All airlines are feeling a pinch of coronovirus, but the one that has not flown since April 2019 after falling under a pile of debt is the world’s best performer – at least from a share price standpoint.
The stock of Mumbai-listed Jet Airways India Ltd. has gained nearly 150% this year, a 42% drop in the 27-member Bloomberg World Airlines Index, which includes the world’s largest carriers.
Its fugitive gains are baffling market watchers, especially since Jet Airways is going through insolvency proceedings, with nearly 17,000 creditors seeking claims of nearly $ 3.4 billion and seizing most of its landing slots. . There is no question of any employee in this.
A panel of creditors approved a resolution plan last month, bringing the recovery of any arrears one step closer, but it does not guarantee the resumption of flights.
Ajay Srivastava, managing director of advisory firm Dimension Corporate Finance Services, said that while retail investors are in a state of ultimate bankruptcy, some are still buying in the hope that Jet Airways will succeed with a restructuring. The airline may not be considered a concern, but a shell in which assets can be sold, he said.
In its succession, Jet Airways was India’s No. 1 private carrier, taking over the monopoly of the state-run Air India Limited and offering intercontinental trips with free gourmet meals and in-flight entertainment. But a significant number of budget carriers, offering budget carriers, ultra-cheap tickets ate up their market share and Jet Airways began to sink into debt.
The proposal plan for Jet Airways was submitted by two individuals, Murari Lal Jalan and Florian Fritch, exchange filing shows. Jalan is a trader investing in India, Russia and Uzbekistan. Fritsch is the chairman of Kalrock Capital Management Ltd., a London-based financial advisor and alternative asset manager. The filing does not explain how the men plan to restructure the airline.
Ashish Chavcharia, a professional appointed Jet Airways’ insolvency, did not respond to a request for more information. Jalan, who is based in Dubai according to media reports, could not immediately be reached for comment. Manoj Madnani, described as a board member of the Jalan Kaloro Consortium, asked last week that questions are sent over email and he did not immediately reply.

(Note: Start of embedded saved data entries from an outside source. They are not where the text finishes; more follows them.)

static int engine_open(hificar_engine* h, bool read_env) {
    int dev = 0;
    hipDeviceProp_t prop;
    if (hipGetDevice(&dev) == hipSuccess && hipGetDeviceProperties(&prop, dev) == hipSuccess && prop.multiProcessorCount > 0)
        h->num_cus = prop.multiProcessorCount;
    if (read_env) read_env_switches(h);
    void* z = nullptr;
    HIP_TRY(hipMalloc(&z, 256));
    h->allocs.push_back(z);
    HIP_TRY(hipMemset(z, 0, 256));
    h->d_zeros = static_cast<char*>(z);
// ... 365 lines not shown
            if (!h->xstream_ev) HIP_TRY(hipEventCreateWithFlags(&h->xstream_ev, hipEventDisableTiming));
            HIP_TRY(hipEventRecord(h->xstream_ev, h->last_stream));
            HIP_TRY(hipStreamWaitEvent(stream, h->xstream_ev, 0));
        }
    }
    h->done_valid = false;
    h->last_stream = stream;
    h->have_last_stream = true;
    return HIFICAR_OK;
}

struct TileCfg {
    int MI, WM, WN;
    int KS;
    int NB;
};
static size_t out_buf_bytes(const TileCfg& t) { return (size_t)t.KS * (t.WM * t.MI * 32) * (t.WN * t.NB * 32 + 4) * sizeof(float); }
constexpr int kNumTileCfgs = 15;
static const TileCfg kTileCfgs[kNumTileCfgs] = {{4, 1, 4, 1, 1}, {4, 2, 2, 1, 1}, {4, 4, 1, 1, 1}, {2, 2, 2, 1, 2}, {2, 4, 1, 1, 2},
                                                {2, 1, 4, 1, 2}, {2, 1, 4, 1, 1}, {2, 2, 2, 1, 1}, {2, 4, 1, 1, 1},
                                                {1, 1, 4, 1, 1}, {1, 2, 2, 1, 1}, {1, 4, 1, 1, 1}, {4, 1, 1, 4, 1}, {2, 1, 1, 4, 1}, {1, 1, 1, 4, 1}};

struct ConvIO {
    const char* xs;
    const float* res;
    float* y;
    char* ys;
    const float* mask_src = nullptr;
    float mask_slope = 0.f;
    long long x_seq_bytes = 0;
    int x_row_bytes = 0;
    int x_rows = 0;
    int x_up = 0;
    float x_slope = -1.f;
    const float* x_more[3] = {nullptr, nullptr, nullptr};
    int x_n = 1;
    bool res_relu = false;
};

struct ConvRep {
    int n = 1;
    long long zs_x = 0, zs_w = 0, zs_y = 0, zs_b = 0;
};

static bool tile_admissible(const hificar_engine* h, const ConvLayer* const* layers, int nbr, const TileCfg& t, int halo_all, int nsteps_min) {
    const ConvLayer& L0 = *layers[0];
    const bool f32 = h->precision == HIFICAR_PREC_F32;
    const int TM = t.WM * t.MI * 32, RB = L0.chunk16 * 4;
    if (t.NB == 2 && (f32 || L0.chunk16 == 16)) return false;
    const size_t obuf = (f32 && t.KS == 1) ? 0 : out_buf_bytes(t);
    if (2 * round_up_sz((size_t)(TM + halo_all) * RB, 1024) + obuf > 160 * 1024) return false;
    if (t.NB == 2) {
        bool ok = L0.n_blocks32 >= 2;
        for (int b = 0; b < nbr; ++b) ok = ok && (layers[b]->n_phase == 1 || layers[b]->nb32_per_phase % 2 == 0);
        if (!ok) return false;
    }
    if (t.KS == 4 && (h->ksplit == 0 || nsteps_min < 2)) return false;
    return true;
}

Other investors might expect Jet Airways to go the “Ruchi Soya Way”, Srivastava said, in reference to a food company run by a yoga guru whose shares rocketed to slimmer versions after approving a bankrupt scheme. .
Ruchi Soya Industries Limited was acquired at the end of last year by a consortium led by Baba Ramdev’s Patanjali Ayurved Limited. The founders held 99% of Ruchi Soya’s capital as of March 31. Its shares grew at about 500-fold smaller volumes before pairing gains.
To limit that scenario in the future, India’s securities regulators are considering a change in the rules for firms emerging from bankruptcy, proposing that companies that are at least 10% below six months will be offered current Have to promote at least 10% over 18 months.